▶ **ASSIGNMENT**
Go over the entries below line by line, copying each one that contains the word "include".

**** GIVEN INFORMATION

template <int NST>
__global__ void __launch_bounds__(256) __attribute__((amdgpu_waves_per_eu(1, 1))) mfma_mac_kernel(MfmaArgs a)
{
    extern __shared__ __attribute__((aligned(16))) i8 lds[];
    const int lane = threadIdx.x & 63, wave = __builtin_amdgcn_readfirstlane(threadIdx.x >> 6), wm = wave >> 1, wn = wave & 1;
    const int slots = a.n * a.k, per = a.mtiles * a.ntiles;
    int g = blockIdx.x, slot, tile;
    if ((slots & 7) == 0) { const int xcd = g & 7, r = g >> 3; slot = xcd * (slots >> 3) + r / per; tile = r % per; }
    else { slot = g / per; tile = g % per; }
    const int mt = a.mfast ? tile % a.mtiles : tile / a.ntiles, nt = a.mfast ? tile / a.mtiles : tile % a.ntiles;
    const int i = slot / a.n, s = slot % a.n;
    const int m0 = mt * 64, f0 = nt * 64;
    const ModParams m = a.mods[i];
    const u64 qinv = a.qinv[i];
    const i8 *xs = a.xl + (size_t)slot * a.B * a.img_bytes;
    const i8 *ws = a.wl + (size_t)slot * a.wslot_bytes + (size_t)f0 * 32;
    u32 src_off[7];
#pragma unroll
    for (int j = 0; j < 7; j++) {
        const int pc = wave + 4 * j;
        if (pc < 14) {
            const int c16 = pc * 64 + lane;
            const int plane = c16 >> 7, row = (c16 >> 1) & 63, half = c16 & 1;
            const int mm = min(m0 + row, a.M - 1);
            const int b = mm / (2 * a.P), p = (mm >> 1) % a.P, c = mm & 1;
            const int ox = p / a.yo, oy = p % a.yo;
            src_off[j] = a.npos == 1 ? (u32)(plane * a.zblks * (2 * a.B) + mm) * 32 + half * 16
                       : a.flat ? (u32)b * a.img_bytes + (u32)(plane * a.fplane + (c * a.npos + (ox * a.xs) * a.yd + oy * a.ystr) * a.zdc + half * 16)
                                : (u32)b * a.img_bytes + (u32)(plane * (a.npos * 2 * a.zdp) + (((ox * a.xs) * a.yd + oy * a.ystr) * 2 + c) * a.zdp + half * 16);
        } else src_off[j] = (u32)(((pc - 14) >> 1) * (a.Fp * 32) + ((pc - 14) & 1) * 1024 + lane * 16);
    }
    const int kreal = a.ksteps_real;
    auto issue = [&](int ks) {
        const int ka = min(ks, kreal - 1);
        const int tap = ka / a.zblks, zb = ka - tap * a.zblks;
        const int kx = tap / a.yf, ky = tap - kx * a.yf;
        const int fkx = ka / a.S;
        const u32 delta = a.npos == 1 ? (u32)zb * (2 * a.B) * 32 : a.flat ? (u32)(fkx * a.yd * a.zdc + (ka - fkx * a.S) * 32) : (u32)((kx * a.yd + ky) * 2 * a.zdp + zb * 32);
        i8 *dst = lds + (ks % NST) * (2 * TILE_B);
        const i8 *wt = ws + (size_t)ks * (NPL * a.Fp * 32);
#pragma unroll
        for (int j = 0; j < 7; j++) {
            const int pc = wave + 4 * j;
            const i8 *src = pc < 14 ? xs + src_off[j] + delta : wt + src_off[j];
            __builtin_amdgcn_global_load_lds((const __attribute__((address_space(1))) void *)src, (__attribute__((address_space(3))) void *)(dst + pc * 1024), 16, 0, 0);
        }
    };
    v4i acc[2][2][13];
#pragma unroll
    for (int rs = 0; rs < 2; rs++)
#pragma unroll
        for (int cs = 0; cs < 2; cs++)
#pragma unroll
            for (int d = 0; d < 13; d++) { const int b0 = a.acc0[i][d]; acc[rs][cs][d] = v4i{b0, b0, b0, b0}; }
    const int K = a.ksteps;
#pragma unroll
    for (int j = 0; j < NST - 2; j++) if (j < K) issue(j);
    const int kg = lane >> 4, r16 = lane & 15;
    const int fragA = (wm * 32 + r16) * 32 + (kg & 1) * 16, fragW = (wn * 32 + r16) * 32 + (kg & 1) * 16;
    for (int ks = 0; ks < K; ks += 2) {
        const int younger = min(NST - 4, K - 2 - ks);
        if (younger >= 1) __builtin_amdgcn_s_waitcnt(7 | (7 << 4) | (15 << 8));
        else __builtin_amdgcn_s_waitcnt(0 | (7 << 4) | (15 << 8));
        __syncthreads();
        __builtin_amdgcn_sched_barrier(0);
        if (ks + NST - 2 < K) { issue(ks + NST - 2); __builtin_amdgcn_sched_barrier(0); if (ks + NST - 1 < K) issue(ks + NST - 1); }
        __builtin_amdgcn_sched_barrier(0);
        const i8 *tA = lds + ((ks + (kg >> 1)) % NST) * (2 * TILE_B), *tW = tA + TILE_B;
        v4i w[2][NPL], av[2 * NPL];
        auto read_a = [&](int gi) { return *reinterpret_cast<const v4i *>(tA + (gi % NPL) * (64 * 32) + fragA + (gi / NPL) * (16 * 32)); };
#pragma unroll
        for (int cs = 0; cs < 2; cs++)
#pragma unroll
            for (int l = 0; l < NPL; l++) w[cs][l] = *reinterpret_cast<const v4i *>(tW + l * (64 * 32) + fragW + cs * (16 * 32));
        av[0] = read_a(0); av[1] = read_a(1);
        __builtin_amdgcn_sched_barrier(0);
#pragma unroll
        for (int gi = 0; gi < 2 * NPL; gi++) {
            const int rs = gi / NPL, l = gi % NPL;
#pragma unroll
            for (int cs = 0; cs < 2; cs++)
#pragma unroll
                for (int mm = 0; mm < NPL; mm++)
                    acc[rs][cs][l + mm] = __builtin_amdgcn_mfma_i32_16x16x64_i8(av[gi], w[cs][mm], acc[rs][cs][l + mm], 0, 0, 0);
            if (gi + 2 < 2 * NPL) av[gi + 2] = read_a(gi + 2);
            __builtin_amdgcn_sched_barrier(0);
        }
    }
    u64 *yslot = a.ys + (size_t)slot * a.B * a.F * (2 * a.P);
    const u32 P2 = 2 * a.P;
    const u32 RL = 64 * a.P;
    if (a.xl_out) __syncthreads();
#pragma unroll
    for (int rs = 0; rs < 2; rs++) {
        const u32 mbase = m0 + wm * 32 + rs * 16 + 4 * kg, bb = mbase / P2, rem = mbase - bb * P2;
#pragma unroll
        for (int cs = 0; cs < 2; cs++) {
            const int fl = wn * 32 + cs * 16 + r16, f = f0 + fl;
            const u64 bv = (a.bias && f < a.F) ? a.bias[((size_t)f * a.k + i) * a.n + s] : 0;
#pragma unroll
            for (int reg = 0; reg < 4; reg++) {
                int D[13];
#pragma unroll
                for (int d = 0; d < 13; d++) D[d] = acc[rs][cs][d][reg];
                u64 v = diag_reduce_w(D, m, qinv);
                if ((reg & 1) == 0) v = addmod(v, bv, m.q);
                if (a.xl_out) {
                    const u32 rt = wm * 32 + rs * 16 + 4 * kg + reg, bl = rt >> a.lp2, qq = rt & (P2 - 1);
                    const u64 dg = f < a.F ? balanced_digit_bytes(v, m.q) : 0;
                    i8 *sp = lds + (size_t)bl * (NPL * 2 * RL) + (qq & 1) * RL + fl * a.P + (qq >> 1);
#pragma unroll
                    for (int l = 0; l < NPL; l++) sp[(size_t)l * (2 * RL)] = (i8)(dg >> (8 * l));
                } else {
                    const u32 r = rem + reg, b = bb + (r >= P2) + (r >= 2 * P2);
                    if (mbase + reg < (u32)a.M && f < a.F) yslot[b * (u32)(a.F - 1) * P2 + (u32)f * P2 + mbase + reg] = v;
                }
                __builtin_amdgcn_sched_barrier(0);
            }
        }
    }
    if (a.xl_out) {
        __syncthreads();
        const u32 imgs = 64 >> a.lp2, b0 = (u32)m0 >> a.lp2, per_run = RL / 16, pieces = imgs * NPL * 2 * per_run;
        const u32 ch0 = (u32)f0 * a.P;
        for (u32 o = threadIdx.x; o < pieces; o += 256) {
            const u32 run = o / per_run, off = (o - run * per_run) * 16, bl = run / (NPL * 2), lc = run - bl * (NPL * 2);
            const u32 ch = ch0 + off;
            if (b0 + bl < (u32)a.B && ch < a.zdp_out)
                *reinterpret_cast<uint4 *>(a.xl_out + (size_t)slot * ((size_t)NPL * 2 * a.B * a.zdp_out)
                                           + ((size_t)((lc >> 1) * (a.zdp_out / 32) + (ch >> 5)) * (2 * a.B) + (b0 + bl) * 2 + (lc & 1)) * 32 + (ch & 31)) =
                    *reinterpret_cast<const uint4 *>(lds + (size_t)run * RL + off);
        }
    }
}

********
**** GIVEN INFORMATION

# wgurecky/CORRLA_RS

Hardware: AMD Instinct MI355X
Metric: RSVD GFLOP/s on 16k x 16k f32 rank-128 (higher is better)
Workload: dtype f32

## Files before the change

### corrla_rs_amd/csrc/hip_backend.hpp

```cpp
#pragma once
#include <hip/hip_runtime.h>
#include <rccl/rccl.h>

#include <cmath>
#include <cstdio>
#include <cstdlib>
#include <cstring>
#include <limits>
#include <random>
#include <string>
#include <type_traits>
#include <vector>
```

********
**** GIVEN INFORMATION

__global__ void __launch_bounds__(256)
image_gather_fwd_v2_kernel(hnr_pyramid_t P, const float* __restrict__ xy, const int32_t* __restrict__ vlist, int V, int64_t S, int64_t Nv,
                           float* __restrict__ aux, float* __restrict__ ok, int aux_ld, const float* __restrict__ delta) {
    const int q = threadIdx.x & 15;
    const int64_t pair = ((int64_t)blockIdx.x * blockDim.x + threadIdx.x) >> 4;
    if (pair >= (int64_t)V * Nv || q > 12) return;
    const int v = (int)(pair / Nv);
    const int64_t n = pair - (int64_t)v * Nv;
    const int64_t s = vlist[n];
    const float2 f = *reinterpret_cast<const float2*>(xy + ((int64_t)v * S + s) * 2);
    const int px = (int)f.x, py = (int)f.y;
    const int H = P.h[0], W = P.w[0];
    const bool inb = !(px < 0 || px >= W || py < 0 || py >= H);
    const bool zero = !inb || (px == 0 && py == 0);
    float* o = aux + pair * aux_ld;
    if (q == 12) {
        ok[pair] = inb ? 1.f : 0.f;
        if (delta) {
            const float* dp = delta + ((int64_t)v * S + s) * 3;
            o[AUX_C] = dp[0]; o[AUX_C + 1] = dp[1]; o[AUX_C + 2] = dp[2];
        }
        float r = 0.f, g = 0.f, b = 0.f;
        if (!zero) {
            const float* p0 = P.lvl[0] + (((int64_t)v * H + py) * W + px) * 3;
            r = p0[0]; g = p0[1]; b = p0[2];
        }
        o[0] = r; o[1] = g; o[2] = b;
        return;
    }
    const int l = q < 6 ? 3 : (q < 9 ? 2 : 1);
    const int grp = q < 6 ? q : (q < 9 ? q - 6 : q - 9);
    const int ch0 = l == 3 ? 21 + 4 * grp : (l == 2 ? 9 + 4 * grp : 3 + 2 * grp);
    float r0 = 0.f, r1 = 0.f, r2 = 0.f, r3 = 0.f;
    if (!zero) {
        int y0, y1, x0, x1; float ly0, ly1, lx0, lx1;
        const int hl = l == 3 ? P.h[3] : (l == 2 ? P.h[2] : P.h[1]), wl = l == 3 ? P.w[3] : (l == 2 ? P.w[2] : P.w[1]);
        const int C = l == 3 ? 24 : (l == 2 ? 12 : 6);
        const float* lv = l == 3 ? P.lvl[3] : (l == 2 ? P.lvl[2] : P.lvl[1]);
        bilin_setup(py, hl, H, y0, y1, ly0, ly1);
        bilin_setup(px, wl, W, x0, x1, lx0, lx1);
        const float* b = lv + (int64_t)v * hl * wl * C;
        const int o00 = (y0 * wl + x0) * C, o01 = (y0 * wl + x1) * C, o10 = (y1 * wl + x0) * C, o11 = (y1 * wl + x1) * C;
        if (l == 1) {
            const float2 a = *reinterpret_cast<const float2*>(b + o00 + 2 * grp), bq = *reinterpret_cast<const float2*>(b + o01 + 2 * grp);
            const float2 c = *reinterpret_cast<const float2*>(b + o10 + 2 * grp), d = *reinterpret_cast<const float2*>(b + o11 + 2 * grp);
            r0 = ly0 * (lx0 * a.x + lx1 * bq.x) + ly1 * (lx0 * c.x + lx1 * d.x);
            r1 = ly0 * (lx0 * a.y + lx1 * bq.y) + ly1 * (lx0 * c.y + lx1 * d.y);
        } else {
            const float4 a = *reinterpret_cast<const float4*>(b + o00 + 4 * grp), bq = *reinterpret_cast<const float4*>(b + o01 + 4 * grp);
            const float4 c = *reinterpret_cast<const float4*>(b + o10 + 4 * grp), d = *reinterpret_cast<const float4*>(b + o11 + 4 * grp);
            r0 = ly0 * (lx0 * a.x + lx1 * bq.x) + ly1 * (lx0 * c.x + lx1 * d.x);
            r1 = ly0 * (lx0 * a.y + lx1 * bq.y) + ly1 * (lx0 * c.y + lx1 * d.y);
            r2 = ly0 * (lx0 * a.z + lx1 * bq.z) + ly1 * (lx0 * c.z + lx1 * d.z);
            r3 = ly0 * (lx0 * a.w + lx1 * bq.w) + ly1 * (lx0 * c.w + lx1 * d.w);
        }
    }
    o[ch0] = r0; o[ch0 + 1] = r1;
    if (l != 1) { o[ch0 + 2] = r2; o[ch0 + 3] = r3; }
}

********

▶ **SOLVED PROBLEM**
#include <hip/hip_runtime.h>
#include <rccl/rccl.h>
#include <cmath>
#include <cstdio>
#include <cstdlib>
#include <cstring>
#include <limits>
#include <random>
#include <string>
#include <type_traits>
#include <vector>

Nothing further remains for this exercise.